Na presença de irregularidades na documentação dos lotes ou ilegalidade dos lotes, não há como conseguir financiamentos ou ter acesso a direitos básicos. Direitos que deveriam ser ofertados pelo poder público, como água tratada, saneamento básico, ruas pavimentadas, dentre outros, emergindo, a partir disso, a segregação espacial ao dividir e fragilizar os habitantes de uma mesma cidade dentro de várias cidades.

Segundo Villaça (2011), a segregação urbana não deve ser vista ou estudada pelo viés apenas de centro versus periferia, mas compreendida dentro do contexto que se propõe investigar. Exemplificando, o autor menciona a formação de condomínios fechados, que podem estar inseridos em ambientes de separação não em relação à gênese da violência, mas na fuga em busca por proteção contra a violência.

Nesse cenário de segregação espacial, não os de condomínios fechados, os habitantes do espaço marginalizado não conseguem ter a efetividade de direitos civis essenciais e fundamentais, como a vida ou o “simples” ir e vir, tantas vezes impedido por “toques de recolher”, tiroteios, falta de transporte e ruas alagadas.

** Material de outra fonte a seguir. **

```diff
@@ -974,7 +1019,7 @@
         for (int xl = lane; xl < bw; xl += 32) dump_record(dump, (size_t)y * gw + x0 + xl, false, bc(0.f), bc(0.f), bc(0.f), 0.f);
       }
       __syncwarp();
-      if (lane == 0) mbar_arrive_s(tp_s + (unsigned)offsetof(TilePipe, empty) + bufi * 8u);
+      if (lane == 0) mbar_arrive_s(tp_s + (unsigned)offsetof(TilePipe, emptyB) + bufi * 8u);
     }
     if (row_ok) flush_row_partial(acc, lane, row_partial + (size_t)y * kNormalValues);
   }
diff --git a/dvo_slam_b200/csrc/tracker.cu b/dvo_slam_b200/csrc/tracker.cu
--- a/dvo_slam_b200/csrc/tracker.cu
+++ b/dvo_slam_b200/csrc/tracker.cu
@@ -290,6 +290,7 @@
   int s_flag[2];
 };
 constexpr size_t kLevelSmemBytes = sizeof(TilePipe) + sizeof(LevelTail);
+static_assert(2 * (kLevelSmemBytes + 1024) <= 228 * 1024, "two CTAs per SM: 228 KB of shared memory, 1 KB reserved per CTA");
 
 constexpr int kMaxSeg = 4;
 struct Segment {
@@ -381,11 +382,12 @@
   const int warp = threadIdx.x >> 5, lane = threadIdx.x & 31;
 
   if (threadIdx.x == 0) {
-    for (int i = 0; i < kStages; ++i) { mbar_init(&tp.full[i], 1); mbar_init(&tp.empty[i], kConsumerWarps); }
+    for (int i = 0; i < kStagesA; ++i) { mbar_init(&tp.fullA[i], 1); mbar_init(&tp.emptyA[i], kConsumerWarps); }
+    for (int i = 0; i < kStages; ++i) { mbar_init(&tp.fullB[i], 1); mbar_init(&tp.emptyB[i], kConsumerWarps); }
     mbar_fence_init();
   }
   __syncthreads();
-  unsigned tile_count = 0;
+  unsigned tile_count_a = 0, tile_count_b = 0;
   const bool fused = a.nseg >= 2;
 #define DVO_TICK() do { if (timing) t0 = global_ns(); } while (0)
 #define DVO_TOCK(slot) do { if (timing) { t1 = global_ns(); t_acc[slot] += t1 - t0; t0 = t1; } } while (0)
@@ -484,7 +486,7 @@
         StageConsts c;
         load_stage_consts(st, pl, lp.w, lp.h, false, c);
         const long long ts0 = DVO_CLOCK(tm);
-        stage_a_run<kCorrected>(tp, pl, geo, c, row_exports, tile_count, a.error_flag, tm);
+        stage_a_run<kCorrected>(tp, pl, geo, c, row_exports, tile_count_a, a.error_flag, tm);
         DVO_ADD(tm, rounds_a, DVO_CLOCK(tm) - ts0);
       }
       __syncthreads();
@@ -518,8 +520,8 @@
         RecordDump dump;
         dump.planes = a.dump; dump.n = lp.n;
         const long long ts0 = DVO_CLOCK(tm);
-        if (a.dump) stage_b_run<true, kCorrected>(tp, pl, geo, c, cb, row_base, strip_base, n_keep, dump, row_partial, tile_count, a.error_flag, tm);
-        else stage_b_run<false, kCorrected>(tp, pl, geo, c, cb, row_base, strip_base, n_keep, dump, row_partial, tile_count, a.error_flag, tm);
+        if (a.dump) stage_b_run<true, kCorrected>(tp, pl, geo, c, cb, row_base, strip_base, n_keep, dump, row_partial, tile_count_b, a.error_flag, tm);
+        else stage_b_run<false, kCorrected>(tp, pl, geo, c, cb, row_base, strip_base, n_keep, dump, row_partial, tile_count_b, a.error_flag, tm);
         DVO_ADD(tm, rounds_b, DVO_CLOCK(tm) - ts0);
       }
       __syncthreads();
@@ -570,6 +572,10 @@
     else { atomicAdd(S.dbg + 12, tm.produce); atomicAdd(S.dbg + 13, tm.wait_empty); atomicAdd(S.dbg + 14, tm.rounds_a); atomicAdd(S.dbg + 15, tm.rounds_b); }
     if (warp == 0) { atomicAdd(S.dbg2 + 3, tm.rounds); atomicAdd(S.dbg2 + 4, tm.slow_rounds); }
     else { atomicAdd(S.dbg2 + 0, tm.tiles); atomicAdd(S.dbg2 + 1, tm.tiles_inexact); atomicAdd(S.dbg2 + 2, tm.tiles_skipped); }
+    if (warp == kConsumerWarps) {
+      atomicAdd(S.dbg2 + 128, tm.wait_empty_a); atomicAdd(S.dbg2 + 129, tm.tiles_a); atomicAdd(S.dbg2 + 130, tm.tiles_inexact_a);
+      atomicAdd(S.dbg2 + 131, tm.tiles_skipped_a);
+    }
   }
   if (timing) { atomicMax(S.dbg2 + 5, t_acc[7]); atomicMin(S.dbg2 + 6, t_acc[7]); }
 #endif
```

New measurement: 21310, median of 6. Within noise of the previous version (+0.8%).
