## Prefetch next item's first A k-blocks during final-stage drain

Adds an acc_free barrier so the producer can start building the first k-blocks of the next item's first stage while the last stage's results are still being drained. To make this possible the drain staging buffer is moved above the first DS A-ring stages, and the output row index is latched in pre_epilogue so that step_begin for the next item does not overwrite it. The intent is to hide producer latency at item boundaries in the chained MLP. In exchange it adds barrier bookkeeping and ring-index conditions that must hold, or the early path is skipped.

```diff
diff --git a/lanczosnetwork_b200/csrc/filter_mlp_chain.cu b/lanczosnetwork_b200/csrc/filter_mlp_chain.cu
--- a/lanczosnetwork_b200/csrc/filter_mlp_chain.cu
+++ b/lanczosnetwork_b200/csrc/filter_mlp_chain.cu
@@ -7,6 +7,8 @@
 struct ChainPolicy {
   static constexpr int kStagesB = 2;
   static constexpr int kStagesA = 4;
+  static constexpr int kDrainStage = 2;
+  static constexpr int kEarlyKblocks = 2;
   struct Params {
     const float* table;
     const int32_t* rowmap;
@@ -70,6 +72,7 @@
   float* bs;
   float* b3s;
   int src, cur_layer;
+  int src_out;
   float tv[S0MAX];
   float o[S0MAX];
 
@@ -78,7 +81,7 @@
   }
 
   __device__ ChainPolicy(const Params& p_, uint8_t* smem, int tid_)
-      : p(p_), tid(tid_), r(tid_ & 127), src(-1), cur_layer(-1) {
+      : p(p_), tid(tid_), r(tid_ & 127), src(-1), cur_layer(-1), src_out(-1) {
     W1s = reinterpret_cast<float*>(smem);
     W3s = W1s + tcg::BN * S0MAX;
     bs = W1s + BS_OFF;
@@ -136,15 +139,18 @@
       v[j] = fmaxf(a, 0.f);
     }
   }
-  __device__ __forceinline__ void pre_epilogue(int) {}
+  __device__ __forceinline__ int early_kblocks(int sub_next) const {
+    return !mma0(p) && (sub_next >> 2) == cur_layer ? kEarlyKblocks : 0;
+  }
+  __device__ __forceinline__ void pre_epilogue(int) { src_out = src; }
   __device__ __forceinline__ void post_epilogue(int) {}
 
   __device__ __forceinline__ void store(int sub, int col, const float (&x)[tcg::EW]) {
     const int layer = sub >> 2, stage = sub & 3;
     if (stage == 3) {
-      if (src < 0 || col >= p.S) return;
+      if (src_out < 0 || col >= p.S) return;
       const float* bias = p.bias_all + w_row0(p, layer, stage);
-      float* dst = p.coeff + ((int64_t)layer * p.Rall + src) * p.S;
+      float* dst = p.coeff + ((int64_t)layer * p.Rall + src_out) * p.S;
 #pragma unroll
       for (int j = 0; j < tcg::EW; ++j)
         if (col + j < p.S) dst[col + j] = x[j] + __ldg(bias + col + j);
@@ -166,8 +172,8 @@
       o[4] = fmaf(y, wb.x, o[4]); o[5] = fmaf(y, wb.y, o[5]);
       o[6] = fmaf(y, wb.z, o[6]); o[7] = fmaf(y, wb.w, o[7]);
     }
-    if (col + tcg::EW < p.Hd || src < 0) return;
-    float* dst = p.coeff + ((int64_t)layer * p.Rall + src) * p.S;
+    if (col + tcg::EW < p.Hd || src_out < 0) return;
+    float* dst = p.coeff + ((int64_t)layer * p.Rall + src_out) * p.S;
 #pragma unroll
     for (int s = 0; s < S0MAX; ++s)
       if (s < p.S) dst[s] = o[s] + b3s[s];
diff --git a/lanczosnetwork_b200/csrc/tc_gemm.cuh b/lanczosnetwork_b200/csrc/tc_gemm.cuh
--- a/lanczosnetwork_b200/csrc/tc_gemm.cuh
+++ b/lanczosnetwork_b200/csrc/tc_gemm.cuh
@@ -44,6 +44,7 @@
   uint64_t* stg_full;
   uint64_t* stg_empty;
   uint64_t* kept_read;
+  uint64_t* acc_free;
 };
 
 __device__ __forceinline__ Core carve(uint8_t* base, int stages_b, int stages_a) {
@@ -58,6 +59,7 @@
   c.stg_full = c.a_empty + MAX_A_STAGES;
   c.stg_empty = c.stg_full + 1;
   c.kept_read = c.stg_empty + 1;
+  c.acc_free = c.kept_read + 1;
   return c;
 }
 
@@ -95,6 +97,10 @@
 template <class P> struct HasAccInit<P, std::void_t<decltype(&P::acc_init)>> : std::true_type {};
 template <class P, class = void> struct HasOperandFromAcc : std::false_type {};
 template <class P> struct HasOperandFromAcc<P, std::void_t<decltype(&P::operand_from_acc)>> : std::true_type {};
+template <class P, class = void> struct HasEarlyKblocks : std::false_type {};
+template <class P> struct HasEarlyKblocks<P, std::void_t<decltype(&P::early_kblocks)>> : std::true_type {};
+template <class P, class = void> struct DrainStage : std::integral_constant<int, 0> {};
+template <class P> struct DrainStage<P, std::void_t<decltype(P::kDrainStage)>> : std::integral_constant<int, P::kDrainStage> {};
 template <class P>
 constexpr bool kScaledProduce =
     std::is_same_v<decltype(std::declval<P&>().produce(0, 0, std::declval<float (&)[32]>())), float>;
@@ -107,6 +113,23 @@
   Policy::decode(p, cta, ncta, it + 1, m_tile, sub);
   nkb_next = Policy::num_kblocks(p, sub);
   return Policy::operand_from_acc(p, sub);
+}
+
+__device__ __forceinline__ void store_split_row(uint8_t* stage, int r, const float (&v)[32]) {
+  uint8_t* hi = stage + r * 128;
+#pragma unroll
+  for (int j = 0; j < 8; ++j) {
+    uint4 h, l;
+    h.x = sm90::tf32_rna_bits(v[4 * j + 0]); h.y = sm90::tf32_rna_bits(v[4 * j + 1]);
+    h.z = sm90::tf32_rna_bits(v[4 * j + 2]); h.w = sm90::tf32_rna_bits(v[4 * j + 3]);
+    l.x = sm90::tf32_rna_bits(v[4 * j + 0] - __uint_as_float(h.x));
+    l.y = sm90::tf32_rna_bits(v[4 * j + 1] - __uint_as_float(h.y));
+    l.z = sm90::tf32_rna_bits(v[4 * j + 2] - __uint_as_float(h.z));
+    l.w = sm90::tf32_rna_bits(v[4 * j + 3] - __uint_as_float(h.w));
+    const int off = (j ^ (r & 7)) * 16;
+    *reinterpret_cast<uint4*>(hi + off) = h;
+    *reinterpret_cast<uint4*>(hi + TILE_A_BYTES + off) = l;
+  }
 }
 
 constexpr int SKIP_MMA = 2;
@@ -130,9 +153,15 @@
   constexpr int NG = ProducerGroups<Policy>::value, PT = producer_threads<Policy>;
   constexpr bool kScaled = kScaledProduce<Policy>;
   static_assert(NG == 1 || (NG == 2 && !kOpAcc && PW % (2 * EW) == 0), "two producer groups: no operand_from_acc");
+  constexpr bool kEarly = HasEarlyKblocks<Policy>::value;
+  constexpr int DS = DrainStage<Policy>::value;
+  static_assert(DS * STAGE_A_BYTES + BM * PW * 4 <= SA * STAGE_A_BYTES, "the drain must fit the A ring");
+  static_assert(!kEarly || (kOpAcc && NG == 1 && !kAccInit && NPASS == 1 && DS > 0),
+                "early k-blocks: operand_from_acc, one producer group, no acc_init, a one-pass drain above them");
   Core c = carve(base, SB, SA);
   uint8_t* policy_smem = base + core_smem(SB, SA);
   float* stg = reinterpret_cast<float*>(c.Ast);
+  float* drain = reinterpret_cast<float*>(c.Ast + DS * STAGE_A_BYTES);
 
   const int tid = threadIdx.x, warp = tid >> 5, lane = tid & 31;
   const int role = __shfl_sync(0xffffffffu, tid / 128, 0);
@@ -159,6 +188,7 @@
     sm90::mbar_init(c.stg_full, CONSUMER_THREADS);
     sm90::mbar_init(c.stg_empty, PT);
     sm90::mbar_init(c.kept_read, CONSUMER_THREADS / 32);
+    if constexpr (kEarly) sm90::mbar_init(c.acc_free, CONSUMER_THREADS / 32);
     sm90::fence_barrier_init();
   }
   __syncthreads();
@@ -171,23 +201,35 @@
     uint32_t cnt = 0;
     uint32_t npass = 0;
     uint32_t nkept = 0;
+    uint32_t nfree = 0;
+    int early = 0;
     bool after_kept = false;
+    [[maybe_unused]] auto put_early_kblock = [&](int sub, int kb) {
+      float v[32];
+      if (!(p.dbg & 8)) pol.produce(sub, kb, v);
+      const uint32_t sa = cnt % SA;
+      sm90::mbar_wait(&c.a_empty[sa], ((cnt / SA) & 1u) ^ 1u);
+      if (!(p.dbg & 1)) store_split_row(c.Ast + sa * STAGE_A_BYTES, r, v);
+      sm90::fence_proxy_async();
+      sm90::mbar_arrive(&c.a_full[sa]);
+    };
     for (int it = 0; it < nsteps; ++it) {
       int m_tile, sub;
       Policy::decode(p, cta, ncta, it, m_tile, sub);
       int nkb = Policy::num_kblocks(p, sub);
-      bool kept = false, to_acc = false;
+      bool kept = false, to_acc = false, from_acc = false;
       if constexpr (kAccInit) kept = Policy::drain_kept(p, sub);
       if constexpr (kOpAcc) {
-        if (Policy::operand_from_acc(p, sub)) nkb = 0;
+        from_acc = Policy::operand_from_acc(p, sub);
+        if (from_acc) nkb = 0;
         int nkb_next;
         to_acc = next_from_acc<Policy>(p, cta, ncta, it, nsteps, nkb_next);
       }
       PhaseTimer tm;
       tm.start(cta, tid);
-      pol.step_begin(m_tile, sub, NG == 1 ? 0 : (int)((grp + NG - cnt % NG) % NG), tm);
+      if (early == 0) pol.step_begin(m_tile, sub, NG == 1 ? 0 : (int)((grp + NG - cnt % NG) % NG), tm);
       [[maybe_unused]] float v_kept[32];
-      for (int kb = 0; kb < nkb; ++kb, ++cnt) {
+      for (int kb = early; kb < nkb; ++kb, ++cnt) {
         if constexpr (NG > 1) {
           if (cnt % NG != (uint32_t)grp) continue;
         }
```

Farias (2005, p. 171) afirma que “a cidade mal organizada e mal planejada pode ser fonte ou lente de aumento da violência e da criminalidade”. Na cidade segredada, “a falta de infraestrutura e a precariedade dos serviços públicos concorrem facilmente para a formação de delinquência” (CARMONA, 2014, p. 107).

Outra vertente para a compreensão da violência é apontada por Rolnik (2000, p. 183), ao afirmar que: “‘a exclusão territorial’3 faz indivíduos, famílias e comunidades particularmente vulneráveis, abrindo espaço para a violência e o conflito”. Defende, ainda, que no cenário do urbanismo de risco4 as terras destinadas para moradia dos pobres são, normalmente, aquelas marcadas por características ambientais de fragilidade, perigosas e de difícil ocupação, com encostas íngremes à beira de córregos e áreas alagadiças. Tal situação desrespeita os direitos civis e expõe a vida dos moradores, contribuindo para configuração de um quadro de exclusão socioespacial.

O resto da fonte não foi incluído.